### Assignment
Even the shortest line counts, so transcribe all the data exactly.

Dataset entries
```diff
+            const float sk = lane_f32(sc, k);
+            mx = (((vm >> k) & 1u) && sk > mx) ? sk : mx;
+        }
+        const float e = np_expf(sc - mx);
+        float sum = -0.0f;
+#pragma unroll
+        for (int k = 0; k <= NB; k++) {
+            const float t = sum + lane_f32(e, k);
+            sum = ((vm >> k) & 1u) ? t : sum;
+        }
+        const float p = e / sum;
+        const unsigned vmk = vm & ((2u << (ln & 7)) - 1u);
+        double run = 0.0;
+#pragma unroll
+        for (int k = 0; k <= NB; k++) {
+            const double t = run + (double)lane_f32(p, k);
+            run = ((vmk >> k) & 1u) ? t : run;
+        }
+        const unsigned long long rb = __builtin_bit_cast(unsigned long long, run);
+        const double last = __builtin_bit_cast(
+            double, ((unsigned long long)(uint32_t)__builtin_amdgcn_readlane((int)(uint32_t)(rb >> 32), NB) << 32) |
+                        (uint32_t)__builtin_amdgcn_readlane((int)(uint32_t)rb, NB));
+        const double inv = 1.0 / last;
+        const double u = u53((uint32_t)__builtin_amdgcn_readlane((int)wx, L),
+                             (uint32_t)__builtin_amdgcn_readlane((int)wy, L));
+        const unsigned gt = (unsigned)__ballot(cdf_gt(run, last, inv, u)) & vm & ((1u << NB) - 1u);
+        const uint32_t pick = gt ? (uint32_t)__builtin_ctz(gt) : (uint32_t)NB;
+        slot = lane == L ? pick : slot;
+    }
+    return slot;
+}
+
 }
 
 #ifndef FFM_GROUP_PROBE_VALU
@@ -120,6 +179,10 @@
 
 #ifndef FFM_GROUP_WAVES
 #define FFM_GROUP_WAVES 6
+#endif
+
+#ifndef FFM_GROUP_COOP_EXACT
+#define FFM_GROUP_COOP_EXACT 1
 #endif
 
 #ifndef FFM_GROUP_G
@@ -342,7 +405,11 @@
                 bool to_exit = false;
                 uint32_t slot = lane_decide<NB, true, KD1>(pp, PW, gk, psff, dk, dd0, a.kS32, a.kD32, pb.x, to_exit);
                 slot = live ? slot : kNoReq;
-                if (slot == kPending)
+                if (NB == 4 && FFM_GROUP_COOP_EXACT) {
+                    const unsigned long long pm = __ballot(slot == kPending);
+                    if (pm)
+                        slot = group_exact_coop<W, PHW, TS>(pm, slot, v, pb.x, pb.y, grid, psff, tile, a.kD32, lane);
+                } else if (slot == kPending)
                     slot = NB == 4 ? lane_decide_exact<NB, true>(pp, PW, gk, psff, dk, dd0, a.kS32, a.kD32,
                                                                  u53(pb.x, pb.y))
                                    : lane_decide_exact_arr<NB, true>(pp, PW, gk, psff, dk, dd0, a.kS32, a.kD32,
```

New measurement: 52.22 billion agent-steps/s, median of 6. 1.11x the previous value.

### Exercise solution
```diff
+            const float sk = lane_f32(sc, k);
+            mx = (((vm >> k) & 1u) && sk > mx) ? sk : mx;
+        }
+        const float e = np_expf(sc - mx);
+        float sum = -0.0f;
+#pragma unroll
+        for (int k = 0; k <= NB; k++) {
+            const float t = sum + lane_f32(e, k);
+            sum = ((vm >> k) & 1u) ? t : sum;
+        }
+        const float p = e / sum;
+        const unsigned vmk = vm & ((2u << (ln & 7)) - 1u);
+        double run = 0.0;
+#pragma unroll
+        for (int k = 0; k <= NB; k++) {
+            const double t = run + (double)lane_f32(p, k);
+            run = ((vmk >> k) & 1u) ? t : run;
+        }
+        const unsigned long long rb = __builtin_bit_cast(unsigned long long, run);
+        const double last = __builtin_bit_cast(
+            double, ((unsigned long long)(uint32_t)__builtin_amdgcn_readlane((int)(uint32_t)(rb >> 32), NB) << 32) |
+                        (uint32_t)__builtin_amdgcn_readlane((int)(uint32_t)rb, NB));
+        const double inv = 1.0 / last;
+        const double u = u53((uint32_t)__builtin_amdgcn_readlane((int)wx, L),
+                             (uint32_t)__builtin_amdgcn_readlane((int)wy, L));
+        const unsigned gt = (unsigned)__ballot(cdf_gt(run, last, inv, u)) & vm & ((1u << NB) - 1u);
+        const uint32_t pick = gt ? (uint32_t)__builtin_ctz(gt) : (uint32_t)NB;
+        slot = lane == L ? pick : slot;
+    }
+    return slot;
+}
+
 }
 
 #ifndef FFM_GROUP_PROBE_VALU
@@ -120,6 +179,10 @@
 
 #ifndef FFM_GROUP_WAVES
 #define FFM_GROUP_WAVES 6
+#endif
+
+#ifndef FFM_GROUP_COOP_EXACT
+#define FFM_GROUP_COOP_EXACT 1
 #endif
 
 #ifndef FFM_GROUP_G
@@ -342,7 +405,11 @@
                 bool to_exit = false;
                 uint32_t slot = lane_decide<NB, true, KD1>(pp, PW, gk, psff, dk, dd0, a.kS32, a.kD32, pb.x, to_exit);
                 slot = live ? slot : kNoReq;
-                if (slot == kPending)
+                if (NB == 4 && FFM_GROUP_COOP_EXACT) {
+                    const unsigned long long pm = __ballot(slot == kPending);
+                    if (pm)
+                        slot = group_exact_coop<W, PHW, TS>(pm, slot, v, pb.x, pb.y, grid, psff, tile, a.kD32, lane);
+                } else if (slot == kPending)
                     slot = NB == 4 ? lane_decide_exact<NB, true>(pp, PW, gk, psff, dk, dd0, a.kS32, a.kD32,
                                                                  u53(pb.x, pb.y))
                                    : lane_decide_exact_arr<NB, true>(pp, PW, gk, psff, dk, dd0, a.kS32, a.kD32,
```

New measurement: 52.22 billion agent-steps/s, median of 6. 1.11x the previous value.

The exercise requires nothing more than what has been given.